The name of the repository comes from the German word "sparsam" [ˈʃpaːɐ̯zaːm], meaning "economical" or "sparing", which reflects the key feature of our approach regarding annotated samples for medical image data.
This repository contains the code and data splits used in the experiments described in the publication titled "Self-Supervision for Medical Image Classification". The corresponding results demonstrate that the utilized self-supervised learning method (DINO), in combination with an SVM, consistently outperforms supervised learning approaches (DL baseline). Furthermore, this method requires only a fraction of labeled training data to achieve state-of-the-art performance for medical image data classification. We encourage other researchers and practitioners to employ our approach and report the results achieved when utilizing it in their own experiments. By doing so, we can continue to build on this important work and advance the field of medical image classification together.
Our reimplementation of DINO is based on the work of Caron et al. from Meta Research.
In the future, we plan to extend our benchmarks and provide data splits for additional medical datasets and methods. This will allow researchers to evaluate and compare the effectiveness of various methods more comprehensively.
- Ready-to-use reimplementation of the DINO algorithm
- Easy evaluation of new datasets
- Reproducibility of our results
- Customizable classes for training student-teacher setups with various architectures
- Train-test splits for all datasets for future work and reproducibility
- Standardized supervised pipeline for baselining and hyperparameter tuning
Clone the repository to your local machine:
git clone https://github.com/IPMI-ICNS-UKE/sparsam.git
Install the package and necessary dependencies:
pip install -e sparsam
pip install -r sparsam/requirements.txt
Pretrained models are available through Zenodo and can be directly copied into the models folder.
For custom use we provide an example python script (dino_example.py) which can be easily adapted to use DINO on own data. Note that an individual data set is required and cannot be provided for individual data.
import sparsam
To reproduce the results of our paper, please follow the steps in the respective readme file.
For a basic example please see example.py
Install the necessary dependencies:
The following data sets were used in this study:
- Bone Marrow (BM) data set: A highly unbalanced data set of single bone marrow cell microscopy images that can be found here and is provided by Matek et al. (2021).

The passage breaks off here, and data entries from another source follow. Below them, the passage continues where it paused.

__device__ __forceinline__ void wgmma_m64n64k8(float (&d)[32], uint64_t a_desc, uint64_t b_desc) {
    asm volatile(
        "{\n\t.reg .pred p;\n\tsetp.ne.b32 p, %34, 0;\n\t"
        "wgmma.mma_async.sync.aligned.m64n64k8.f32.tf32.tf32 "
        "{%0, %1, %2, %3, %4, %5, %6, %7, %8, %9, %10, %11, %12, %13, %14, %15, %16, %17, %18, %19, %20, %21, %22, %23, %24, %25, %26, %27, %28, %29, %30, %31}, %32, %33, p, 1, 1;\n\t}"
        : "+f"(d[0]), "+f"(d[1]), "+f"(d[2]), "+f"(d[3]), "+f"(d[4]), "+f"(d[5]), "+f"(d[6]), "+f"(d[7]), "+f"(d[8]), "+f"(d[9]), "+f"(d[10]), "+f"(d[11]), "+f"(d[12]), "+f"(d[13]), "+f"(d[14]), "+f"(d[15]), "+f"(d[16]), "+f"(d[17]), "+f"(d[18]), "+f"(d[19]), "+f"(d[20]), "+f"(d[21]), "+f"(d[22]), "+f"(d[23]), "+f"(d[24]), "+f"(d[25]), "+f"(d[26]), "+f"(d[27]), "+f"(d[28]), "+f"(d[29]), "+f"(d[30]), "+f"(d[31])
        : "l"(a_desc), "l"(b_desc), "n"(1)
        : "memory");
}

__device__ __forceinline__ void wgmma_m64n96k8(float (&d)[48], uint64_t a_desc, uint64_t b_desc) {
    asm volatile(
        "{\n\t.reg .pred p;\n\tsetp.ne.b32 p, %50, 0;\n\t"
        "wgmma.mma_async.sync.aligned.m64n96k8.f32.tf32.tf32 "
        "{%0, %1, %2, %3, %4, %5, %6, %7, %8, %9, %10, %11, %12, %13, %14, %15, %16, %17, %18, %19, %20, %21, %22, %23, %24, %25, %26, %27, %28, %29, %30, %31, %32, %33, %34, %35, %36, %37, %38, %39, %40, %41, %42, %43, %44, %45, %46, %47}, %48, %49, p, 1, 1;\n\t}"
        : "+f"(d[0]), "+f"(d[1]), "+f"(d[2]), "+f"(d[3]), "+f"(d[4]), "+f"(d[5]), "+f"(d[6]), "+f"(d[7]), "+f"(d[8]), "+f"(d[9]), "+f"(d[10]), "+f"(d[11]), "+f"(d[12]), "+f"(d[13]), "+f"(d[14]), "+f"(d[15]), "+f"(d[16]), "+f"(d[17]), "+f"(d[18]), "+f"(d[19]), "+f"(d[20]), "+f"(d[21]), "+f"(d[22]), "+f"(d[23]), "+f"(d[24]), "+f"(d[25]), "+f"(d[26]), "+f"(d[27]), "+f"(d[28]), "+f"(d[29]), "+f"(d[30]), "+f"(d[31]), "+f"(d[32]), "+f"(d[33]), "+f"(d[34]), "+f"(d[35]), "+f"(d[36]), "+f"(d[37]), "+f"(d[38]), "+f"(d[39]), "+f"(d[40]), "+f"(d[41]), "+f"(d[42]), "+f"(d[43]), "+f"(d[44]), "+f"(d[45]), "+f"(d[46]), "+f"(d[47])
        : "l"(a_desc), "l"(b_desc), "n"(1)
        : "memory");
}

template <int TA, int TB>
__device__ __forceinline__ void wgmma_m64n16k16_f16(float (&d)[8], uint64_t a_desc, uint64_t b_desc, int accumulate) {
    asm volatile(
        "{\n\t.reg .pred p;\n\t"
        "setp.ne.b32 p, %10, 0;\n\t"
        "wgmma.mma_async.sync.aligned.m64n16k16.f32.f16.f16 {%0, %1, %2, %3, %4, %5, %6, %7}, %8, %9, p, 1, 1, %11, %12;\n\t}"
        : "+f"(d[0]), "+f"(d[1]), "+f"(d[2]), "+f"(d[3]), "+f"(d[4]), "+f"(d[5]), "+f"(d[6]), "+f"(d[7])
        : "l"(a_desc), "l"(b_desc), "r"(accumulate), "n"(TA), "n"(TB)
        : "memory");
}

__device__ __forceinline__ void wgmma_m64n32k16_f16(float (&d)[16], uint64_t a_desc, uint64_t b_desc) {
    asm volatile(
        "{\n\t.reg .pred p;\n\tsetp.ne.b32 p, %18, 0;\n\t"
        "wgmma.mma_async.sync.aligned.m64n32k16.f32.f16.f16 "
        "{%0, %1, %2, %3, %4, %5, %6, %7, %8, %9, %10, %11, %12, %13, %14, %15}, %16, %17, p, 1, 1, 0, 0;\n\t}"
        : "+f"(d[0]), "+f"(d[1]), "+f"(d[2]), "+f"(d[3]), "+f"(d[4]), "+f"(d[5]), "+f"(d[6]), "+f"(d[7]), "+f"(d[8]), "+f"(d[9]), "+f"(d[10]), "+f"(d[11]), "+f"(d[12]), "+f"(d[13]), "+f"(d[14]), "+f"(d[15])
        : "l"(a_desc), "l"(b_desc), "n"(1)
        : "memory");
}

__device__ __forceinline__ void wgmma_m64n48k16_f16(float (&d)[24], uint64_t a_desc, uint64_t b_desc) {
    asm volatile(
        "{\n\t.reg .pred p;\n\tsetp.ne.b32 p, %26, 0;\n\t"
        "wgmma.mma_async.sync.aligned.m64n48k16.f32.f16.f16 "
        "{%0, %1, %2, %3, %4, %5, %6, %7, %8, %9, %10, %11, %12, %13, %14, %15, %16, %17, %18, %19, %20, %21, %22, %23}, %24, %25, p, 1, 1, 0, 0;\n\t}"
        : "+f"(d[0]), "+f"(d[1]), "+f"(d[2]), "+f"(d[3]), "+f"(d[4]), "+f"(d[5]), "+f"(d[6]), "+f"(d[7]), "+f"(d[8]), "+f"(d[9]), "+f"(d[10]), "+f"(d[11]), "+f"(d[12]), "+f"(d[13]), "+f"(d[14]), "+f"(d[15]), "+f"(d[16]), "+f"(d[17]), "+f"(d[18]), "+f"(d[19]), "+f"(d[20]), "+f"(d[21]), "+f"(d[22]), "+f"(d[23])
        : "l"(a_desc), "l"(b_desc), "n"(1)
        : "memory");
}

__device__ __forceinline__ void wgmma_m64n96k16_f16(float (&d)[48], uint64_t a_desc, uint64_t b_desc) {
    asm volatile(
        "{\n\t.reg .pred p;\n\tsetp.ne.b32 p, %50, 0;\n\t"
        "wgmma.mma_async.sync.aligned.m64n96k16.f32.f16.f16 "
        "{%0, %1, %2, %3, %4, %5, %6, %7, %8, %9, %10, %11, %12, %13, %14, %15, %16, %17, %18, %19, %20, %21, %22, %23, %24, %25, %26, %27, %28, %29, %30, %31, %32, %33, %34, %35, %36, %37, %38, %39, %40, %41, %42, %43, %44, %45, %46, %47}, %48, %49, p, 1, 1, 0, 0;\n\t}"
        : "+f"(d[0]), "+f"(d[1]), "+f"(d[2]), "+f"(d[3]), "+f"(d[4]), "+f"(d[5]), "+f"(d[6]), "+f"(d[7]), "+f"(d[8]), "+f"(d[9]), "+f"(d[10]), "+f"(d[11]), "+f"(d[12]), "+f"(d[13]), "+f"(d[14]), "+f"(d[15]), "+f"(d[16]), "+f"(d[17]), "+f"(d[18]), "+f"(d[19]), "+f"(d[20]), "+f"(d[21]), "+f"(d[22]), "+f"(d[23]), "+f"(d[24]), "+f"(d[25]), "+f"(d[26]), "+f"(d[27]), "+f"(d[28]), "+f"(d[29]), "+f"(d[30]), "+f"(d[31]), "+f"(d[32]), "+f"(d[33]), "+f"(d[34]), "+f"(d[35]), "+f"(d[36]), "+f"(d[37]), "+f"(d[38]), "+f"(d[39]), "+f"(d[40]), "+f"(d[41]), "+f"(d[42]), "+f"(d[43]), "+f"(d[44]), "+f"(d[45]), "+f"(d[46]), "+f"(d[47])
        : "l"(a_desc), "l"(b_desc), "n"(1)
        : "memory");
}

__device__ __forceinline__ void wgmma_m64n8k16_f16(float (&d)[4], uint64_t a_desc, uint64_t b_desc) {
    asm volatile(
        "{\n\t.reg .pred p;\n\tsetp.ne.b32 p, %6, 0;\n\t"
        "wgmma.mma_async.sync.aligned.m64n8k16.f32.f16.f16 "
        "{%0, %1, %2, %3}, %4, %5, p, 1, 1, 0, 0;\n\t}"
        : "+f"(d[0]), "+f"(d[1]), "+f"(d[2]), "+f"(d[3])
        : "l"(a_desc), "l"(b_desc), "n"(1)
        : "memory");
}
__device__ __forceinline__ void wgmma_m64n64k16_f16(float (&d)[32], uint64_t a_desc, uint64_t b_desc) {
    asm volatile(
        "{\n\t.reg .pred p;\n\tsetp.ne.b32 p, %34, 0;\n\t"
        "wgmma.mma_async.sync.aligned.m64n64k16.f32.f16.f16 "
        "{%0, %1, %2, %3, %4, %5, %6, %7, %8, %9, %10, %11, %12, %13, %14, %15, %16, %17, %18, %19, %20, %21, %22, %23, %24, %25, %26, %27, %28, %29, %30, %31}, %32, %33, p, 1, 1, 0, 0;\n\t}"
        : "+f"(d[0]), "+f"(d[1]), "+f"(d[2]), "+f"(d[3]), "+f"(d[4]), "+f"(d[5]), "+f"(d[6]), "+f"(d[7]), "+f"(d[8]), "+f"(d[9]), "+f"(d[10]), "+f"(d[11]), "+f"(d[12]), "+f"(d[13]), "+f"(d[14]), "+f"(d[15]), "+f"(d[16]), "+f"(d[17]), "+f"(d[18]), "+f"(d[19]), "+f"(d[20]), "+f"(d[21]), "+f"(d[22]), "+f"(d[23]), "+f"(d[24]), "+f"(d[25]), "+f"(d[26]), "+f"(d[27]), "+f"(d[28]), "+f"(d[29]), "+f"(d[30]), "+f"(d[31])
        : "l"(a_desc), "l"(b_desc), "n"(1)
        : "memory");
}
__device__ __forceinline__ void wgmma_m64n128k16_f16(float (&d)[64], uint64_t a_desc, uint64_t b_desc) {
    asm volatile(
        "{\n\t.reg .pred p;\n\tsetp.ne.b32 p, %66, 0;\n\t"
        "wgmma.mma_async.sync.aligned.m64n128k16.f32.f16.f16 "
        "{%0, %1, %2, %3, %4, %5, %6, %7, %8, %9, %10, %11, %12, %13, %14, %15, %16, %17, %18, %19, %20, %21, %22, %23, %24, %25, %26, %27, %28, %29, %30, %31, %32, %33, %34, %35, %36, %37, %38, %39, %40, %41, %42, %43, %44, %45, %46, %47, %48, %49, %50, %51, %52, %53, %54, %55, %56, %57, %58, %59, %60, %61, %62, %63}, %64, %65, p, 1, 1, 0, 0;\n\t}"
        : "+f"(d[0]), "+f"(d[1]), "+f"(d[2]), "+f"(d[3]), "+f"(d[4]), "+f"(d[5]), "+f"(d[6]), "+f"(d[7]), "+f"(d[8]), "+f"(d[9]), "+f"(d[10]), "+f"(d[11]), "+f"(d[12]), "+f"(d[13]), "+f"(d[14]), "+f"(d[15]), "+f"(d[16]), "+f"(d[17]), "+f"(d[18]), "+f"(d[19]), "+f"(d[20]), "+f"(d[21]), "+f"(d[22]), "+f"(d[23]), "+f"(d[24]), "+f"(d[25]), "+f"(d[26]), "+f"(d[27]), "+f"(d[28]), "+f"(d[29]), "+f"(d[30]), "+f"(d[31]), "+f"(d[32]), "+f"(d[33]), "+f"(d[34]), "+f"(d[35]), "+f"(d[36]), "+f"(d[37]), "+f"(d[38]), "+f"(d[39]), "+f"(d[40]), "+f"(d[41]), "+f"(d[42]), "+f"(d[43]), "+f"(d[44]), "+f"(d[45]), "+f"(d[46]), "+f"(d[47]), "+f"(d[48]), "+f"(d[49]), "+f"(d[50]), "+f"(d[51]), "+f"(d[52]), "+f"(d[53]), "+f"(d[54]), "+f"(d[55]), "+f"(d[56]), "+f"(d[57]), "+f"(d[58]), "+f"(d[59]), "+f"(d[60]), "+f"(d[61]), "+f"(d[62]), "+f"(d[63])
        : "l"(a_desc), "l"(b_desc), "n"(1)
        : "memory");
}
__device__ __forceinline__ void wgmma_m64n192k16_f16(float (&d)[96], uint64_t a_desc, uint64_t b_desc) {
    asm volatile(
        "{\n\t.reg .pred p;\n\tsetp.ne.b32 p, %98, 0;\n\t"
        "wgmma.mma_async.sync.aligned.m64n192k16.f32.f16.f16 "
        "{%0, %1, %2, %3, %4, %5, %6, %7, %8, %9, %10, %11, %12, %13, %14, %15, %16, %17, %18, %19, %20, %21, %22, %23, %24, %25, %26, %27, %28, %29, %30, %31, %32, %33, %34, %35, %36, %37, %38, %39, %40, %41, %42, %43, %44, %45, %46, %47, %48, %49, %50, %51, %52, %53, %54, %55, %56, %57, %58, %59, %60, %61, %62, %63, %64, %65, %66, %67, %68, %69, %70, %71, %72, %73, %74, %75, %76, %77, %78, %79, %80, %81, %82, %83, %84, %85, %86, %87, %88, %89, %90, %91, %92, %93, %94, %95}, %96, %97, p, 1, 1, 0, 0;\n\t}"
        : "+f"(d[0]), "+f"(d[1]), "+f"(d[2]), "+f"(d[3]), "+f"(d[4]), "+f"(d[5]), "+f"(d[6]), "+f"(d[7]), "+f"(d[8]), "+f"(d[9]), "+f"(d[10]), "+f"(d[11]), "+f"(d[12]), "+f"(d[13]), "+f"(d[14]), "+f"(d[15]), "+f"(d[16]), "+f"(d[17]), "+f"(d[18]), "+f"(d[19]), "+f"(d[20]), "+f"(d[21]), "+f"(d[22]), "+f"(d[23]), "+f"(d[24]), "+f"(d[25]), "+f"(d[26]), "+f"(d[27]), "+f"(d[28]), "+f"(d[29]), "+f"(d[30]), "+f"(d[31]), "+f"(d[32]), "+f"(d[33]), "+f"(d[34]), "+f"(d[35]), "+f"(d[36]), "+f"(d[37]), "+f"(d[38]), "+f"(d[39]), "+f"(d[40]), "+f"(d[41]), "+f"(d[42]), "+f"(d[43]), "+f"(d[44]), "+f"(d[45]), "+f"(d[46]), "+f"(d[47]), "+f"(d[48]), "+f"(d[49]), "+f"(d[50]), "+f"(d[51]), "+f"(d[52]), "+f"(d[53]), "+f"(d[54]), "+f"(d[55]), "+f"(d[56]), "+f"(d[57]), "+f"(d[58]), "+f"(d[59]), "+f"(d[60]), "+f"(d[61]), "+f"(d[62]), "+f"(d[63]), "+f"(d[64]), "+f"(d[65]), "+f"(d[66]), "+f"(d[67]), "+f"(d[68]), "+f"(d[69]), "+f"(d[70]), "+f"(d[71]), "+f"(d[72]), "+f"(d[73]), "+f"(d[74]), "+f"(d[75]), "+f"(d[76]), "+f"(d[77]), "+f"(d[78]), "+f"(d[79]), "+f"(d[80]), "+f"(d[81]), "+f"(d[82]), "+f"(d[83]), "+f"(d[84]), "+f"(d[85]), "+f"(d[86]), "+f"(d[87]), "+f"(d[88]), "+f"(d[89]), "+f"(d[90]), "+f"(d[91]), "+f"(d[92]), "+f"(d[93]), "+f"(d[94]), "+f"(d[95])
        : "l"(a_desc), "l"(b_desc), "n"(1)
        : "memory");
}
__device__ __forceinline__ void wgmma_m64n256k16_f16(float (&d)[128], uint64_t a_desc, uint64_t b_desc) {
    asm volatile(
        "{\n\t.reg .pred p;\n\tsetp.ne.b32 p, %130, 0;\n\t"
        "wgmma.mma_async.sync.aligned.m64n256k16.f32.f16.f16 "
        "{%0, %1, %2, %3, %4, %5, %6, %7, %8, %9, %10, %11, %12, %13, %14, %15, %16, %17, %18, %19, %20, %21, %22, %23, %24, %25, %26, %27, %28, %29, %30, %31, %32, %33, %34, %35, %36, %37, %38, %39, %40, %41, %42, %43, %44, %45, %46, %47, %48, %49, %50, %51, %52, %53, %54, %55, %56, %57, %58, %59, %60, %61, %62, %63, %64, %65, %66, %67, %68, %69, %70, %71, %72, %73, %74, %75, %76, %77, %78, %79, %80, %81, %82, %83, %84, %85, %86, %87, %88, %89, %90, %91, %92, %93, %94, %95, %96, %97, %98, %99, %100, %101, %102, %103, %104, %105, %106, %107, %108, %109, %110, %111, %112, %113, %114, %115, %116, %117, %118, %119, %120, %121, %122, %123, %124, %125, %126, %127}, %128, %129, p, 1, 1, 0, 0;\n\t}"
        : "+f"(d[0]), "+f"(d[1]), "+f"(d[2]), "+f"(d[3]), "+f"(d[4]), "+f"(d[5]), "+f"(d[6]), "+f"(d[7]), "+f"(d[8]), "+f"(d[9]), "+f"(d[10]), "+f"(d[11]), "+f"(d[12]), "+f"(d[13]), "+f"(d[14]), "+f"(d[15]), "+f"(d[16]), "+f"(d[17]), "+f"(d[18]), "+f"(d[19]), "+f"(d[20]), "+f"(d[21]), "+f"(d[22]), "+f"(d[23]), "+f"(d[24]), "+f"(d[25]), "+f"(d[26]), "+f"(d[27]), "+f"(d[28]), "+f"(d[29]), "+f"(d[30]), "+f"(d[31]), "+f"(d[32]), "+f"(d[33]), "+f"(d[34]), "+f"(d[35]), "+f"(d[36]), "+f"(d[37]), "+f"(d[38]), "+f"(d[39]), "+f"(d[40]), "+f"(d[41]), "+f"(d[42]), "+f"(d[43]), "+f"(d[44]), "+f"(d[45]), "+f"(d[46]), "+f"(d[47]), "+f"(d[48]), "+f"(d[49]), "+f"(d[50]), "+f"(d[51]), "+f"(d[52]), "+f"(d[53]), "+f"(d[54]), "+f"(d[55]), "+f"(d[56]), "+f"(d[57]), "+f"(d[58]), "+f"(d[59]), "+f"(d[60]), "+f"(d[61]), "+f"(d[62]), "+f"(d[63]), "+f"(d[64]), "+f"(d[65]), "+f"(d[66]), "+f"(d[67]), "+f"(d[68]), "+f"(d[69]), "+f"(d[70]), "+f"(d[71]), "+f"(d[72]), "+f"(d[73]), "+f"(d[74]), "+f"(d[75]), "+f"(d[76]), "+f"(d[77]), "+f"(d[78]), "+f"(d[79]), "+f"(d[80]), "+f"(d[81]), "+f"(d[82]), "+f"(d[83]), "+f"(d[84]), "+f"(d[85]), "+f"(d[86]), "+f"(d[87]), "+f"(d[88]), "+f"(d[89]), "+f"(d[90]), "+f"(d[91]), "+f"(d[92]), "+f"(d[93]), "+f"(d[94]), "+f"(d[95]), "+f"(d[96]), "+f"(d[97]), "+f"(d[98]), "+f"(d[99]), "+f"(d[100]), "+f"(d[101]), "+f"(d[102]), "+f"(d[103]), "+f"(d[104]), "+f"(d[105]), "+f"(d[106]), "+f"(d[107]), "+f"(d[108]), "+f"(d[109]), "+f"(d[110]), "+f"(d[111]), "+f"(d[112]), "+f"(d[113]), "+f"(d[114]), "+f"(d[115]), "+f"(d[116]), "+f"(d[117]), "+f"(d[118]), "+f"(d[119]), "+f"(d[120]), "+f"(d[121]), "+f"(d[122]), "+f"(d[123]), "+f"(d[124]), "+f"(d[125]), "+f"(d[126]), "+f"(d[127])
        : "l"(a_desc), "l"(b_desc), "n"(1)
        : "memory");
}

- Endoscopic (Endo) image data set: The so-called HyperKvasir data set, consisting of labeled and unlabeled endoscopic images of the upper and lower gastrointestinal tract that can be found here and is provided by Borgli et al. (2020).
- Dermoscopic lesion (ISIC) data set: A collection of dermoscopic skin lesion data sets that were released as part of the annual Grand Challenges organized by the International Skin Lesion Collaboration (ISIC, used data is from 2019 and 2020) that can be found here(2019) and here(2020).
For each data set, the trained XCiT small model weights are provided and can be used in the following way:
import timm
model = timm.models.xcit_small_24_p8_224(in_chans=3, num_classes=0, pretrained=True)
In the following, main results of the performed experiments are presented. It can be seen that our proposed method is able to consitently outperform supervised learning approaches (DL baseline) and further only needs a fraction of labeled training data to achieve state-of-the-art performance.
Figure 1: Classification balanced accuracy for the different classifiers for different numbers of labeled samples per class for the three image data sets (BM, Endo, ISIC). The accuracy is shown for the maximum number of labeled training samples per class; if the training data set for a particular class contained only a smaller number of images, all available training images were used. This means that the training for larger sample sizes is partially biased toward better performance for larger classes due to the unavailability of a sufficient number of labeled training samples for smaller classes. The literature benchmark performance refers to accuracy data reported in the context of the publication of the image data sets (BM, Endo) and a directly associated publication for ISIC; average accuracy of the 14 models evaluated in the paper). The DL benchmark line indicates the performance of our DL baseline model trained on all available labeled samples of the training data sets.
Figure 2: See caption of fig. 1. Here, the experiments were restricted to classes with more than 250 labeled training samples.
Figure 3: Top: Confusion matrix for bone marrow (BM) image classification using the proposed workflow (i.e., SSL and subsequent classification with a standard ML classifier) with SVM training based on only 100 labeled images per class. The class frequencies are shown on the right. Bottom: Comparison of diagonal elements of the proposed approach (SSL + SVM), the benchmark data reported by Matek et al., and our DL baseline model when trained on only 100 labeled images per class. Please note that it is possible to zoom into the digital version of the figure for full readability of the details.